**Your assignment**
Find the line containing "chunk = ((chunk" in the records below. Copy exactly that line and each one after it, ending at the line containing "const long by_rows", and nothing more.

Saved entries

extern "C" int dv3_im2col_s2(const float* x, float* cols, int Nimg, int H, int W, int C, void* stream) {
  if (Nimg <= 0) return 0;
  if (!x || !cols || C <= 0 || H <= 0 || W <= 0 || (H & 1) || (W & 1)) return DV3_ERR_ARG;
  const long total = (long)Nimg * (H / 2) * (W / 2) * 16 * C;
  unsigned blocks = (unsigned)((total + 255) / 256);
  if (blocks > 4096) blocks = 4096;
  hipLaunchKernelGGL(im2col_s2_kernel, dim3(blocks), dim3(256), 0, (hipStream_t)stream, x, cols, Nimg, H, W, C);
  return (int)hipGetLastError();
}

#define DV3_CONV_L16_LAUNCH(BM_, BN_, TR_)                                                                       \
  l16_with_var<3>([&](auto var) {                                                                                \
    hipLaunchKernelGGL((conv_s2_l16_kernel<BM_, BN_, TR_, decltype(var)::value>), grid, dim3(256), 0, s, p);    \
  })

extern "C" int dv3_conv_s2_fwd(const float* x, const float* w_packed, float* y, int Nimg, int H, int W, int Ci, int Co,
                               int accumulate, void* stream) {
  if (Nimg <= 0) return 0;
  if (!x || !w_packed || !y || Ci <= 0 || Co <= 0 || !pow2_spatial(H, W)) return DV3_ERR_ARG;
  ConvParams p{x, w_packed, y, nullptr, 0.f, Nimg, H, W, Ci, Co, 0, 0, accumulate};
  const long M = (long)Nimg * (H / 2) * (W / 2);
  if (M > 0x7fffffffL - 256) return DV3_ERR_ARG;
  hipStream_t s = (hipStream_t)stream;
  auto go = [&](auto ts) {
    using TS = decltype(ts);
    p.tiles_m = (int)((M + TS::BM - 1) / TS::BM);
    p.tiles_n = (Co + TS::BN - 1) / TS::BN;
    hipLaunchKernelGGL((conv_s2_kernel<TS>), dim3(p.tiles_m * p.tiles_n), dim3(kThreads), 0, s, p);
  };
  const long tiles128 = ((M + 127) / 128) * ((Co + 127) / 128);
  static const int env_l16 = DV3_ENV_INT("DV3_CONV_L16", 1);
  if (env_l16 && (Ci % 32) == 0 && Co >= 64 && ((uintptr_t)x % 16) == 0 && ((uintptr_t)w_packed % 16) == 0) {
    const int bn = (env_l16 != 3 && (Co % 128) == 0) ? 128 : (env_l16 != 3 && (Co % 96) == 0) ? 96 : 64;
    const bool big = bn != 64 && (env_l16 == 4 || (env_l16 == 1 && ((M + 127) / 128) * (Co / bn) >= 448));
    const int bm = big ? 128 : 64;
    p.tiles_m = (int)((M + bm - 1) / bm);
    p.tiles_n = (Co + bn - 1) / bn;
    const dim3 grid((unsigned)(p.tiles_m * p.tiles_n));
    if (bn == 128 && big) DV3_CONV_L16_LAUNCH(128, 128, false);
    else if (bn == 128) DV3_CONV_L16_LAUNCH(64, 128, false);
    else if (bn == 96 && big) DV3_CONV_L16_LAUNCH(128, 96, false);
    else if (bn == 96) DV3_CONV_L16_LAUNCH(64, 96, false);
    else DV3_CONV_L16_LAUNCH(64, 64, false);
    return (int)hipGetLastError();
  }
  static const int env_direct = DV3_ENV_INT("DV3_CONV_DIRECT", 64);
  if ((Ci & 3) == 0 && Co <= env_direct && Co <= 128) {
    const dim3 grid((unsigned)((M + 127) / 128));
    if (Co <= 32) hipLaunchKernelGGL(conv_s2_direct_kernel<2>, grid, dim3(256), 0, s, p);
    else if (Co <= 64) hipLaunchKernelGGL(conv_s2_direct_kernel<4>, grid, dim3(256), 0, s, p);
    else hipLaunchKernelGGL(conv_s2_direct_kernel<8>, grid, dim3(256), 0, s, p);
    return (int)hipGetLastError();
  }
  if (Co <= 32) go(C128x32{});
  else if (Co <= 64 || tiles128 <= 256) go(C64{});
  else go(C128{});
  return (int)hipGetLastError();
}

extern "C" int dv3_convT_s2_fwd(const float* x, const float* w_packed, const float* bias, float out_add, float* y,
                                int Nimg, int IH, int IW, int Ci, int Co, int accumulate, void* stream) {
  if (Nimg <= 0) return 0;
  if (!x || !w_packed || !y || Ci <= 0 || Co <= 0 || IH <= 0 || IW <= 0) return DV3_ERR_ARG;
  ConvParams p{x, w_packed, y, bias, out_add, Nimg, IH, IW, Ci, Co, 0, 0, accumulate};
  const long M = (long)Nimg * IH * IW;
  if (M > 0x7fffffffL - 256) return DV3_ERR_ARG;
  hipStream_t s = (hipStream_t)stream;
  auto go = [&](auto ts) {
    using TS = decltype(ts);
    p.tiles_m = (int)((M + TS::BM - 1) / TS::BM);
    p.tiles_n = (Co + TS::BN - 1) / TS::BN;
    hipLaunchKernelGGL((convT_s2_kernel<TS>), dim3(p.tiles_m * p.tiles_n, 4), dim3(kThreads), 0, s, p);
  };
  static const int env_tile = DV3_ENV_INT("DV3_CONVT_TILE", 1);
  if (env_tile && Co <= 32 && (Ci == 16 || Ci == 32 || Ci == 48 || Ci == 64) && (IH % 16) == 0 && (IW % 16) == 0) {
    const dim3 grid((unsigned)((long)Nimg * (IH / 16) * (IW / 16)));
    const size_t lds = (size_t)(18 * 18 * (Ci + 8) + 32 * (4 * Ci + 8)) * sizeof(float);
#define DV3_CT(CI_)                                                                                              \
  {                                                                                                              \
    static unsigned long long seen[4] = {0, 0, 0, 0};                                                            \
    if (dv3_first_on_device(seen))                                                                               \
      (void)hipFuncSetAttribute((const void*)convT_s2_tile_kernel<CI_>, hipFuncAttributeMaxDynamicSharedMemorySize, (int)lds); \
    hipLaunchKernelGGL((convT_s2_tile_kernel<CI_>), grid, dim3(512), lds, s, p);                                  \
  }
    if (Ci == 16) DV3_CT(16) else if (Ci == 32) DV3_CT(32) else if (Ci == 48) DV3_CT(48) else DV3_CT(64)
#undef DV3_CT
    return (int)hipGetLastError();
  }
  static const int env_l16 = DV3_ENV_INT("DV3_CONVT_L16", 1);
  const bool co96 = (Co % 96) == 0 && (Co % 128) != 0 && env_l16 != 3;
  if (env_l16 && (Ci % 32) == 0 && (Co >= (env_l16 == 2 ? 32 : 128) || (co96 && env_l16 != 5)) &&
      ((uintptr_t)x % 16) == 0 && ((uintptr_t)w_packed % 16) == 0) {
    const int bn = (Co % 128) == 0 && env_l16 != 3 ? 128 : co96 ? 96 : (Co % 64) == 0 ? 64 : 32;
    const bool big = (bn == 128 || bn == 96) && ((M + 127) / 128) * (Co / bn) * 4 >= 448;
    const int bm = (bn == 32 || big) ? 128 : 64;
    p.tiles_m = (int)((M + bm - 1) / bm);
    p.tiles_n = (Co + bn - 1) / bn;
    const dim3 grid(convT_grid((long)p.tiles_m * p.tiles_n));
    if (bn == 128 && big) DV3_CONV_L16_LAUNCH(128, 128, true);
    else if (bn == 128) DV3_CONV_L16_LAUNCH(64, 128, true);
    else if (bn == 96 && big) DV3_CONV_L16_LAUNCH(128, 96, true);
    else if (bn == 96) DV3_CONV_L16_LAUNCH(64, 96, true);
    else if (bn == 64) DV3_CONV_L16_LAUNCH(64, 64, true);
    else DV3_CONV_L16_LAUNCH(128, 32, true);
    return (int)hipGetLastError();
  }
  static const int env_direct = DV3_ENV_INT("DV3_CONVT_DIRECT", 128);
  if ((Ci & 3) == 0 && Co <= env_direct && Co <= 128) {
    const dim3 grid(convT_grid((M + 127) / 128));
    if (Co <= 32) hipLaunchKernelGGL(convT_s2_direct_kernel<2>, grid, dim3(256), 0, s, p);
    else if (Co <= 64) hipLaunchKernelGGL(convT_s2_direct_kernel<4>, grid, dim3(256), 0, s, p);
    else hipLaunchKernelGGL(convT_s2_direct_kernel<8>, grid, dim3(256), 0, s, p);
    return (int)hipGetLastError();
  }
  if (Co <= 32) go(C128x32{});
  else if (Co <= 64) go(C64{});
  else go(C128{});
  return (int)hipGetLastError();
}

extern "C" int dv3_conv_s2_wgrad(const float* coarse, const float* fine, float* dw_packed, float* dw, int Nimg, int H,
                                 int W, int Cfine, int Ccoarse, void* stream) {
  if (Nimg <= 0) return 0;
  if (!coarse || !fine || !dw || !dw_packed || Cfine <= 0 || Ccoarse <= 0 || !pow2_spatial(H, W)) return DV3_ERR_ARG;
  const long rows = (long)Nimg * (H / 2) * (W / 2);
  if (rows > 0x7fffffffL - 4096) return DV3_ERR_ARG;
  static const int env_c3w = DV3_ENV_INT("DV3_C3W_TILE", 1);
  if (env_c3w && Cfine == 3 && (Ccoarse == 32 || Ccoarse == 96) && ((H / 2) % 16) == 0 && ((W / 2) % 16) == 0) {
    const long tiles = (long)Nimg * (H / 32) * (W / 32);
    const size_t lds = (size_t)(256 * (Ccoarse + 16) + 34 * 34 * 3) * sizeof(float);
    const unsigned grid = (unsigned)(tiles < 512 ? tiles : 512);
    if (Ccoarse == 32) {
      hipLaunchKernelGGL((conv_wgrad_c3_kernel<32>), dim3(grid), dim3(256), lds, (hipStream_t)stream, coarse, fine, dw, Nimg, H, W);
    } else {
      static unsigned long long seen[4] = {0, 0, 0, 0};
      if (dv3_first_on_device(seen))
        (void)hipFuncSetAttribute((const void*)conv_wgrad_c3_kernel<96>, hipFuncAttributeMaxDynamicSharedMemorySize, (int)lds);
      hipLaunchKernelGGL((conv_wgrad_c3_kernel<96>), dim3(grid), dim3(256), lds, (hipStream_t)stream, coarse, fine, dw, Nimg, H, W);
    }
    return (int)hipGetLastError();
  }
  WgradParams p{coarse, fine, dw_packed, Nimg, H, W, Cfine, Ccoarse, 0, 0, 0, 0, 0};
  static const int env_group = DV3_ENV_INT("DV3_WGRAD_XCD", 1);
  auto go = [&](auto ts, long target_wgs) {
    using TS = decltype(ts);
    p.tiles_m = (Ccoarse + TS::BM - 1) / TS::BM;
    p.tiles_n = (16 * Cfine + TS::BN - 1) / TS::BN;
    const int tiles = p.tiles_m * p.tiles_n;
    long splits = (target_wgs + tiles - 1) / tiles;
    const long max_splits = (rows + 511) / 512;
    if (splits > max_splits) splits = max_splits;
    if (splits < 1) splits = 1;
    long chunk = (rows + splits - 1) / splits;
    chunk = ((chunk + TS::BK - 1) / TS::BK) * TS::BK;
    splits = (rows + chunk - 1) / chunk;
    p.splits = (int)splits;
    p.chunk = (int)chunk;
    p.xcd_group = (env_group && splits >= 8) ? 1 : 0;
    const long gsplits = p.xcd_group ? (splits + 7) / 8 * 8 : splits;
    if (Cfine == 3) hipLaunchKernelGGL((conv_wgrad_kernel<TS, true>), dim3((unsigned)(tiles * gsplits)), dim3(kThreads), 0, (hipStream_t)stream, p);
    else hipLaunchKernelGGL((conv_wgrad_kernel<TS, false>), dim3((unsigned)(tiles * gsplits)), dim3(kThreads), 0, (hipStream_t)stream, p);
  };
  static const int env_k32 = DV3_ENV_INT("DV3_WGRAD_K32", 1);
  static const int env_wgs = DV3_ENV_INT("DV3_WGRAD_WGS", 0);
  auto target128 = [&](int bm, int bn) {
    if (env_wgs > 0) return (long)env_wgs;
    const long tiles = (long)((Ccoarse + bm - 1) / bm) * ((16 * Cfine + bn - 1) / bn);
    const long by_rows = tiles * ((rows + 3071) / 3072);
    return by_rows > 512 ? by_rows : 512L;
  };
  if (Ccoarse >= 128 && env_k32) go(C128K32{}, target128(128, 128));
  else if (Ccoarse >= 128) go(C128{}, target128(128, 128));
  else if (Ccoarse <= 32) go(C32x64S{}, 1024);
  else go(C64{}, 1024);
  const long total = 16L * Ccoarse * Cfine;
  unsigned ub = (unsigned)((total + 255) / 256);
  if (ub > 1024) ub = 1024;
  hipLaunchKernelGGL(unpack_conv_wgrad_kernel, dim3(ub), dim3(256), 0, (hipStream_t)stream, dw_packed, dw, Ccoarse, Cfine);
  return (int)hipGetLastError();
}

extern "C" int dv3_conv_s2_wgrad_tile_scratch(int Nimg, int H, int W, int Cfine, int Ccoarse) {
  if (Cfine != 32 || Ccoarse != 64 || H <= 0 || W <= 0 || (H % 16) != 0 || (W % 16) != 0 || Nimg <= 0) return 0;
  const long tiles = (long)Nimg * (H / 16) * (W / 16);
  return (int)((tiles < 256 ? tiles : 256) * (long)Ccoarse * 16 * Cfine);
}
extern "C" int dv3_conv_s2_wgrad_tile(const float* coarse, const float* fine, float* partial, float* dw, int Nimg, int H,
                                      int W, int Cfine, int Ccoarse, void* stream) {
  if (Nimg <= 0) return 0;
  if (!coarse || !fine || !partial || !dw || dv3_conv_s2_wgrad_tile_scratch(Nimg, H, W, Cfine, Ccoarse) == 0)
    return DV3_ERR_ARG;
  const long tiles = (long)Nimg * (H / 16) * (W / 16);
  const int G = (int)(tiles < 256 ? tiles : 256);
  const size_t lds = (size_t)(64 * (64 + 16) + 18 * 18 * (32 + 8)) * sizeof(float);
  static unsigned long long seen[4] = {0, 0, 0, 0};
  if (dv3_first_on_device(seen))
    (void)hipFuncSetAttribute((const void*)conv_wgrad_tile_kernel<32, 64>, hipFuncAttributeMaxDynamicSharedMemorySize, (int)lds);
  hipStream_t s = (hipStream_t)stream;
  hipLaunchKernelGGL((conv_wgrad_tile_kernel<32, 64>), dim3(G), dim3(512), lds, s, coarse, fine, partial, Nimg, H, W);
  hipLaunchKernelGGL(conv_wgrad_tile_reduce_kernel, dim3((64 * 16 * 32 + 255) / 256), dim3(256), 0, s, partial, dw, G, 64, 32);
  return (int)hipGetLastError();
}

**Your response**
    chunk = ((chunk + TS::BK - 1) / TS::BK) * TS::BK;
    splits = (rows + chunk - 1) / chunk;
    p.splits = (int)splits;
    p.chunk = (int)chunk;
    p.xcd_group = (env_group && splits >= 8) ? 1 : 0;
    const long gsplits = p.xcd_group ? (splits + 7) / 8 * 8 : splits;
    if (Cfine == 3) hipLaunchKernelGGL((conv_wgrad_kernel<TS, true>), dim3((unsigned)(tiles * gsplits)), dim3(kThreads), 0, (hipStream_t)stream, p);
    else hipLaunchKernelGGL((conv_wgrad_kernel<TS, false>), dim3((unsigned)(tiles * gsplits)), dim3(kThreads), 0, (hipStream_t)stream, p);
  };
  static const int env_k32 = DV3_ENV_INT("DV3_WGRAD_K32", 1);
  static const int env_wgs = DV3_ENV_INT("DV3_WGRAD_WGS", 0);
  auto target128 = [&](int bm, int bn) {
    if (env_wgs > 0) return (long)env_wgs;
    const long tiles = (long)((Ccoarse + bm - 1) / bm) * ((16 * Cfine + bn - 1) / bn);
    const long by_rows = tiles * ((rows + 3071) / 3072);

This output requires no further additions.